On October 26, 2025, the SUSHI cryptocurrency token ended the day at $0.5325, showing no change over the previous 24 hours. Over the last seven days, SUSHI saw a modest increase of 0.76%. However, the token has dropped 20.38% in the past month and suffered a steep 60.78% decrease over the last year. This price action highlights ongoing volatility, with recent short-term gains failing to compensate for substantial long-term losses. Experts believe SUSHI’s short-term trajectory will largely depend on overall market trends, including global economic factors and prevailing investor attitudes toward cryptocurrencies.
During this period, several significant market events have taken place or are expected, such as the release of various U.S. economic statistics like unemployment figures and wholesale sales reports. Despite this, these events do not have a direct impact on SUSHI’s price, as the cryptocurrency market generally moves independently of traditional economic indicators. Still, worldwide economic conditions can shape investor risk preferences, which may indirectly influence digital assets like
It is also worth noting that lock-up periods for shares of companies such as Nebius Group N.V. and Lucid Diagnostics Inc. are set to conclude on October 26, 2025. These agreements, which began on September 10 and last for 46 days, prevent company insiders from selling or transferring certain shares and options. While these corporate events are not directly connected to SUSHI, they do signal broader market activity and could affect how investors view liquidity and capital movement in the wider financial landscape.
A backtesting method has been suggested to analyze how SUSHI’s price might behave by looking at historical trends. This method involves pinpointing specific event dates and checking if the token has historically fallen by at least 10% within 30 days after such events. However, the backtest faced two technical problems: a bug in the event backtest engine and a division-by-zero error caused by at least one day where the closing price was recorded as zero. These issues prevent the backtest from producing valid results unless the input data is adjusted.

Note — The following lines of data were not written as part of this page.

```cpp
template <int kU, bool kNTLoad, bool kNTStore, bool kXcd = false, int kWaves = kBlock / 64>
__global__ __launch_bounds__(64 * kWaves) void copy_wave_kernel(const uint4* __restrict__ src,
                                                                uint4* __restrict__ dst,
                                                                uint64_t n) {
  const uint32_t blk = kXcd ? xcd_block(blockIdx.x, gridDim.x) : blockIdx.x;
  const uint64_t w = uint64_t(blk) * kWaves + (threadIdx.x >> 6);
  const uint64_t b0 = w * (64 * kU) + (threadIdx.x & 63);
  uint4 v[kU];
#pragma unroll
  for (int u = 0; u < kU; ++u) {
    const uint64_t i = b0 + 64 * u;
    if (i < n) v[u] = ld16<kNTLoad>(src + i);
  }
#pragma unroll
  for (int u = 0; u < kU; ++u) {
    const uint64_t i = b0 + 64 * u;
    if (i < n) st16<kNTStore>(reinterpret_cast<uint64_t>(dst + i), v[u]);
  }
}



constexpr int kGatherRowTile = 256;

struct OneSrc {
  const uint8_t* vals;
  const int64_t* off;
  const uint8_t* flags;
  uint64_t rows;
  __device__ __forceinline__ bool resolve(int64_t id, mdsx_gather_src* g, uint64_t* r) const {
    if (id < 0 || uint64_t(id) >= rows) return false;
    g->values = vals;
    g->offsets = off;
    g->flags = flags;
    *r = uint64_t(id);
    return true;
  }
};

struct MultiSrc {
  const mdsx_gather_src* table;
  uint32_t n;
  __device__ __forceinline__ bool resolve(int64_t id, mdsx_gather_src* g, uint64_t* r) const {
    const uint64_t s = uint64_t(id) >> MDSX_GATHER_SRC_SHIFT;
    if (id < 0 || s >= n) return false;
    *g = table[s];
    *r = uint64_t(id) & ((uint64_t(1) << MDSX_GATHER_SRC_SHIFT) - 1);
    return *r < g->rows;
  }
};

template <bool kNT, class Src>
__global__ __launch_bounds__(kBlock) void gather_fixed_kernel(const Src S, uint32_t row_bytes,
                                                              const int64_t* idx, uint64_t m,
                                                              uint8_t* dst, mdsx_status* st) {
  const uint64_t k0 = uint64_t(blockIdx.x) * kGatherRowTile;
  const int lane = threadIdx.x & 63, wave = threadIdx.x >> 6;
  if (row_bytes <= uint32_t(kSmallMax)) {
    const uint64_t k = k0 + threadIdx.x;
    if (k < m) {
      mdsx_gather_src g;
      uint64_t r;
      if (!S.resolve(idx[k], &g, &r)) {
        report(st, MDSX_E_BOUNDS, -1, int(k), -1);
      } else {
        const MDSX_G uint8_t* p = gp(static_cast<const uint8_t*>(g.values) + r * row_bytes);
        MDSX_G uint8_t* q = gp(dst + k * row_bytes);
        switch (row_bytes) {
          case 1: *q = *p; break;
          case 2: *(MDSX_G uint16_t*)q = *(const MDSX_G uint16_t*)p; break;
          case 4: *(MDSX_G uint32_t*)q = *(const MDSX_G uint32_t*)p; break;
          case 8: *(MDSX_G uint64_t*)q = *(const MDSX_G uint64_t*)p; break;
          case 16: *(MDSX_G u32x4*)q = *(const MDSX_G u32x4*)p; break;
          default:
            for (uint32_t j = 0; j < row_bytes; ++j) q[j] = p[j];
        }
      }
    }
    return;
  }
  const bool aligned = (row_bytes & 15) == 0;
  for (int i = wave; i < kGatherRowTile; i += kBlock / 64) {
    const uint64_t k = k0 + i;
    if (k >= m) break;
    mdsx_gather_src g;
    uint64_t r;
    if (!S.resolve(idx[k], &g, &r)) {
      if (lane == 0) report(st, MDSX_E_BOUNDS, -1, int(k), -1);
      continue;
    }
    const uint8_t* src = static_cast<const uint8_t*>(g.values) + r * row_bytes;
    if (aligned)
      wave_copy<false, 4, kNT, false>(src, dst + k * row_bytes, row_bytes, lane);
    else
      wave_copy<false, 4, kNT, true, true>(src, dst + k * row_bytes, row_bytes, lane);
  }
}

template <class Src>
__global__ __launch_bounds__(kBlock) void gather_len_kernel(const Src S, const int64_t* idx,
                                                            uint64_t m, int64_t* dst_off,
                                                            int64_t* tile_total, mdsx_status* st) {
  __shared__ int64_t s_wsum[kBlock / 64];
  const uint64_t k = uint64_t(blockIdx.x) * kGatherRowTile + threadIdx.x;
  int64_t len = 0;
  if (k < m) {
    mdsx_gather_src g;
    uint64_t r;
    if (!S.resolve(idx[k], &g, &r))
      report(st, MDSX_E_BOUNDS, -1, int(k), -1);
    else
      len = g.offsets[r + 1] - g.offsets[r];
  }
  int64_t total;
  const int64_t excl = block_exclusive_scan(len, s_wsum, &total);
  if (k < m) dst_off[k] = excl;
  if (threadIdx.x == 0) tile_total[blockIdx.x] = total;
}

__global__ __launch_bounds__(kBlock) void scan_tile_totals_kernel(const int64_t* in, int64_t* out,
                                                                  uint32_t n, int64_t* dst_off,
                                                                  uint64_t m, int64_t* out_total) {
  __shared__ int64_t s_wsum[kBlock / 64];
  int64_t carry = 0;
  for (uint32_t base = 0; base < n; base += kBlock) {
    const uint32_t k = base + threadIdx.x;
    const int64_t x = k < n ? in[k] : 0;
    int64_t total;
    const int64_t excl = block_exclusive_scan(x, s_wsum, &total);
    if (k < n) out[k] = carry + excl;
    carry += total;
  }
  if (threadIdx.x == 0) {
    dst_off[m] = carry;
    if (out_total) *out_total = carry;
  }
}

template <bool kNT, bool kGroup, class Src>
__global__ __launch_bounds__(kBlock) void gather_copy_kernel(
    const Src S, const int64_t* idx, uint64_t m, uint8_t* dst_vals, uint64_t capacity,
    int64_t* dst_off, uint8_t* dst_flags, const int64_t* tile_prefix, mdsx_status* st) {
  __shared__ const uint8_t* s_src[kGatherRowTile];
  __shared__ int64_t s_dst[kGatherRowTile];
  __shared__ int64_t s_len[kGatherRowTile];
  const uint64_t k0 = uint64_t(blockIdx.x) * kGatherRowTile;
  const int lane = threadIdx.x & 63, wave = threadIdx.x >> 6;
  {
    const uint64_t k = k0 + threadIdx.x;
    int64_t len = -1;
    if (k < m) {
      const int64_t off = tile_prefix[blockIdx.x] + dst_off[k];
      dst_off[k] = off;
      s_dst[threadIdx.x] = off;
      mdsx_gather_src g;
      uint64_t r;
      if (S.resolve(idx[k], &g, &r)) {
        s_src[threadIdx.x] = static_cast<const uint8_t*>(g.values) + g.offsets[r];
        len = g.offsets[r + 1] - g.offsets[r];
        if (uint64_t(off + len) > capacity) {
          report(st, MDSX_E_CAPACITY, -1, int(k), -1);
          len = -1;
        }
        if (dst_flags) dst_flags[k] = g.flags ? g.flags[r] : 0;
      }
    }
    s_len[threadIdx.x] = len;
  }
  __syncthreads();
  if constexpr (kGroup) {
    const int g = lane >> 4;
    for (int r0 = wave * 4; r0 < kGatherRowTile; r0 += kBlock / 16) {
      if (k0 + r0 >= m) break;
      const int i = r0 + g;
      const bool live = k0 + i < m && s_len[i] > 0;
      group_copy<2, kNT, true>(live ? s_src[i] : dst_vals, live ? dst_vals + s_dst[i] : dst_vals,
                               live ? uint64_t(s_len[i]) : 0, lane);
    }
  } else {
    for (int i = wave; i < kGatherRowTile; i += kBlock / 64) {
      if (k0 + i >= m) break;
      const int64_t len = s_len[i];
      if (len <= 0) continue;
      wave_copy<false, 4, kNT, true, true>(s_src[i], dst_vals + s_dst[i], uint64_t(len), lane);
    }
  }
}


__device__ __forceinline__ bool value_dtype_ok(uint32_t id) {
  return id == 8 || id == 9 || id == 16 || id == 17 || id == 18 || id == 32 || id == 33 ||
         id == 34 || id == 64 || id == 65 || id == 66;
}

__device__ __forceinline__ uint64_t read_uint(const uint8_t* p, int nbytes) {
  uint64_t v = 0;
  for (int b = 0; b < nbytes; ++b) v |= uint64_t(p[b]) << (8 * b);
  return v;
}

template <bool kShapes>
__global__ __launch_bounds__(kBlock) void ndarray_meta_kernel(
    const uint8_t* values, const int64_t* offsets, uint64_t rows, int dtype_id, uint8_t* out_dtype,
    uint8_t* out_ndim, int64_t* out_data_offset, int64_t* out_numel, uint8_t* out_bad,
    int32_t* max_ndim, int32_t shape_cols, int64_t* out_shape) {
  const uint64_t r = uint64_t(blockIdx.x) * kBlock + threadIdx.x;
  if (r >= rows) return;
  const int64_t b = offsets[r], e = offsets[r + 1];
  const uint8_t* p = values + b;
  const int64_t len = e - b;
  int64_t pos = 0;
  bool bad = false;
  uint32_t id = uint32_t(dtype_id);
  if (id == 0) {
    if (len < 1) bad = true;
    else id = p[pos++];
    if (!bad && !value_dtype_ok(id)) bad = true;
  }
  uint32_t ndim = 0, code = 0;
  if (!bad) {
    if (pos + 1 > len) bad = true;
    else {
      const uint32_t byte = p[pos++];
      ndim = byte >> 2;
      code = byte & 3;
    }
  }
  const int sbytes = 1 << code;
  const int64_t want = int64_t(ndim) * sbytes;
  if (!bad && want > len - pos) {
    if ((len - pos) % sbytes) bad = true;
    else ndim = uint32_t((len - pos) / sbytes);
  }
  const int64_t item = int64_t(id >> 3);
  int64_t prod = item;
  bool zero = false;
  if (!bad) {
    for (uint32_t k = 0; k < ndim; ++k) {
      const uint64_t dim = read_uint(p + pos + k * sbytes, sbytes);
      if (kShapes && int32_t(k) < shape_cols) out_shape[r * shape_cols + k] = int64_t(dim);
      if (dim > uint64_t(INT64_MAX)) { bad = true; break; }
      if (dim == 0) { zero = true; continue; }
      if (__builtin_mul_overflow(prod, int64_t(dim), &prod)) { bad = true; break; }
    }
    pos = pos + want < len ? pos + want : len;
  }
  const int64_t numel = (bad || zero) ? 0 : prod / item;
  if (!bad && (len - pos) != numel * item) bad = true;
  if (kShapes) {
    for (int32_t k = int32_t(ndim); k < shape_cols; ++k) out_shape[r * shape_cols + k] = 1;
    return;
  }
  out_dtype[r] = uint8_t(bad ? 0 : id);
  out_ndim[r] = uint8_t(bad ? 0 : ndim);
  out_data_offset[r] = b + pos;
  out_numel[r] = bad ? 0 : numel;
  out_bad[r] = bad ? 1 : 0;
  if (!bad && max_ndim) atomicMax(max_ndim, int32_t(ndim));
}
// ... 558 lines not shown
```

Baseline: 768.0 million.

## Precompute row layout on host and use scalar loads in row-wise decode

Moves the per-launch column offset/size scan into host-side setup (new rw_size, rw_cl, col_off fields), so the kernel no longer loops over columns per wave. Offset-table reads now go through a constant address space pointer so they become scalar loads, and column parameters are forced into SGPRs. The small-column load is split into raw word loads with alignment applied at store time, and the shard header check moves after the loads are issued so it stops blocking them. This aims to cut per-wave scalar/vector instruction overhead and load latency, at the cost of larger kernel args and reliance on scalar-load assumptions about uniform offsets.

```diff
diff --git a/streaming_amd/csrc/mdsx_decode.h b/streaming_amd/csrc/mdsx_decode.h
--- a/streaming_amd/csrc/mdsx_decode.h
+++ b/streaming_amd/csrc/mdsx_decode.h
@@ -39,6 +39,17 @@
   uint64_t shard_off;
 };
 static_assert(sizeof(TileRun) == 48, "TileRun layout");
+
+#define MDSX_K __attribute__((address_space(4)))
+template <class T>
+__device__ __forceinline__ const MDSX_K T* kp(const T* p) {
+  return (const MDSX_K T*)p;
+}
+template <class T>
+__device__ __forceinline__ T sgpr(T x) {
+  asm volatile("" : "+s"(x));
+  return x;
+}
 
 constexpr uint32_t kXcdSeg = 1, kXcdRegister = 2, kXcdRows = 4;
 
@@ -81,6 +92,11 @@
   uint32_t swave;
   uint4* sw_rec;
   uint32_t sw_lds;
+  uint32_t rw_size;
+  uint32_t rw_coff_l;
+  uint32_t rw_rb_l;
+  int32_t rw_cl;
+  uint32_t col_off[MDSX_MAX_COLUMNS];
   uint32_t gather_block0[MDSX_MAX_COLUMNS + 1];
   DevCol cols[MDSX_MAX_COLUMNS];
 };
diff --git a/streaming_amd/csrc/mdsx_kernels.hip b/streaming_amd/csrc/mdsx_kernels.hip
--- a/streaming_amd/csrc/mdsx_kernels.hip
+++ b/streaming_amd/csrc/mdsx_kernels.hip
@@ -769,6 +769,13 @@
         return mdsx::fail(MDSX_E_ARG, "mdsx: null offsets/data for a ragged column");
     }
   }
+  a->rw_cl = -1;
+  for (int c = 0; c < plan->ncols; ++c) {
+    const uint32_t rb = a->cols[c].row_bytes;
+    a->col_off[c] = a->rw_size;
+    if (a->rw_cl < 0 && rb > uint32_t(kSmallMax)) a->rw_cl = c, a->rw_coff_l = a->rw_size, a->rw_rb_l = rb;
+    a->rw_size += rb;
+  }
   for (int c = 0; c < plan->ncols; ++c) {
     const DevCol& d = a->cols[c];
     if (d.group) a->any_group = 1;
@@ -827,6 +834,25 @@
                                col.row_bytes, lane);
     pos += col.row_bytes;
   }
+}
+
+struct SmallRaw {
+  uint32_t w[5];
+  uint32_t r;
+  __device__ __forceinline__ uint4 aligned() const {
+    return make_uint4(alignbyte(w[1], w[0], r), alignbyte(w[2], w[1], r), alignbyte(w[3], w[2], r),
+                      alignbyte(w[4], w[3], r));
+  }
+};
+__device__ __forceinline__ SmallRaw small_load_raw(const uint8_t* p, uint32_t size, bool on) {
+  const uint64_t a = reinterpret_cast<uint64_t>(p);
+  const MDSX_G uint32_t* q = gp_at<const uint32_t>(a & ~uint64_t(3));
+  const uint32_t nd = on ? (size + 6) >> 2 : 0u;
+  SmallRaw s;
+  s.r = uint32_t(a & 3);
+#pragma unroll
+  for (int k = 0; k < 5; ++k) s.w[k] = nd > uint32_t(k) ? q[k] : 0u;
+  return s;
 }
 
 template <bool kNT, int kW, int kR = 1, int kOcc = 0, int kX = 0>
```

To address this, one approach is to exclude all event dates where SUSHI’s closing price was zero, as well as any 30-day periods that include those dates. This would allow the event-based backtest to run on a cleaned dataset while keeping the original logic intact. Alternatively, a strategy backtest could be used, where trades are initiated on dates when a 10% drop is detected and closed after 30 days. This approach would generate risk and return statistics using the strategy backtest engine, which is better equipped to handle data irregularities. Both methods are feasible: the first maintains the original event-driven analysis, while the second offers more adaptability for assessing real-world performance.